There was a noticeable reduction in the order backlog in the second quarter, which was significantly lower than in the previous year at the end of June. There was no change in the order situation at the time this management report was prepared. The Management Board is monitoring this very carefully, especially considering the unclear macroeconomic outlook, the economic repercussions of the coronavirus outbreak and the opportunities arising from the changing market environment. On the whole, there is still a strong interest in LPKF's solutions. The Management Board has introduced measures to boost sales further and actively drive forward the commercialization of new products.
In light of the difficult macroeconomic situation, LPKF has applied for short-time working with the Federal Employment Agency at all locations in Germany from April 2020 onwards, with the main focus on short-time working in non-production areas. In this way, the Management Board intends to ensure efficiency, particularly in the indirect areas, reduce fixed costs and prepare the company both for a recession and for a subsequent recovery of the global economy.
3 Supplementary report
No other significant events with a material effect on the net assets, financial position and results of operations of LPKF have occurred since the reporting date on 30 June 2020.
4 Opportunities and risks
In the combined management and Group management report for 2019, the opportunities and risks of the LPKF Group are presented and explained in detail in separate reports. These explanations continue to apply unchanged.
The Management Board is monitoring potential changes to the risk situation as a result of the coronavirus pandemic more closely. The interim management report outlines the successful measures that have already been taken to mitigate the impact of the pandemic on the company's economic situation. The measures may be adapted or extended at any time in line with the current situation.

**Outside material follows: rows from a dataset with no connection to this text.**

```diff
+            const float* pp = pslot + c * CO + cq * 4;
+            const float4 pl = *reinterpret_cast<const float4*>(pp);
+            const float4 pm = *reinterpret_cast<const float4*>(pp + CO);
+            const float4 pr = *reinterpret_cast<const float4*>(pp + 2 * CO);
+            float4 w[9];
+#pragma unroll
+            for (int k = 0; k < 9; ++k) w[k] = *reinterpret_cast<const float4*>(s_w2 + k * CO + cq * 4);
+            float4 o = oa, mid = ob, top = b2;
+#define TAP(o, k, v)                                                                        \
+    o.x = fmaf(v.x, w[k].x, o.x); o.y = fmaf(v.y, w[k].y, o.y); o.z = fmaf(v.z, w[k].z, o.z); \
+    o.w = fmaf(v.w, w[k].w, o.w);
+            TAP(o, 6, pl) TAP(o, 7, pm) TAP(o, 8, pr)
+            TAP(mid, 3, pl) TAP(mid, 4, pm) TAP(mid, 5, pr)
+            TAP(top, 0, pl) TAP(top, 1, pm) TAP(top, 2, pr)
+#undef TAP
+            oa = mid; ob = top;
+            if (r - 1 >= y0) emit_row(r - 1, o);
+        }
+        if (y1 == H) emit_row(H - 1, oa);
+    }
+}
+
+int head_rows(int N, int H, int W, int waves) {
+    const int strips = (W + fh::TW - 1) / fh::TW;
+    int R = H;
+    while (R > 8 && (long long)N * strips * ((H + R - 1) / R) < (long long)waves) R = (R + 1) / 2;
+    while (R > 2 && (long long)N * strips * ((H + R - 1) / R) < (long long)waves / 4) R = (R + 1) / 2;
+    return R;
+}
+
+}
+
+bool dp_fwd_head_fits(const YunetDP* d) {
+    return (long long)d->H * d->W * fh::CI * 4 < (1ll << 31);
+}
+
+int launch_dp_fwd_head(const YunetDP* d, hipStream_t stream) {
+    if (d->x_dtype != YUNET_F32 || d->z_dtype != YUNET_F32 || !d->z || !dp_fwd_head_fits(d)) return YUNET_EINVAL;
+    int grid = yunet_cu_count() * fh::BLOCKS_PER_CU;
+    const int R = head_rows(d->N, d->H, d->W, grid * fh::WAVES);
+    const long long tasks = (long long)d->N * ((d->W + fh::TW - 1) / fh::TW) * ((d->H + R - 1) / R);
+    const long long need = (tasks + fh::WAVES - 1) / fh::WAVES;
+    if (need < grid) grid = (int)need;
+    if (grid < 1) return YUNET_EINVAL;
+    hipLaunchKernelGGL(dp_fwd_head_kernel, dim3(grid), dim3(fh::NTHR), 0, stream, *d, R);
+    return hip_status();
+}
```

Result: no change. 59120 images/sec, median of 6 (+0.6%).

The company does not consider there to be any risks that jeopardize its continued existence at present, and no such risks for the future can currently be identified.
5 Report on expected developments
Management's assessment of the Group's expected development
5.1.1 Economic environment
Since the global economy is estimated to have contracted by nearly 10% in the first half of 2020 in the wake of the pandemic, the Kiel Institute for the World Economy (IfW) is anticipating a downturn of roughly 3.8% for 2020 as a whole – the biggest slump in 70 years. From this level, growth of 6.2% is subsequently expected for 2021.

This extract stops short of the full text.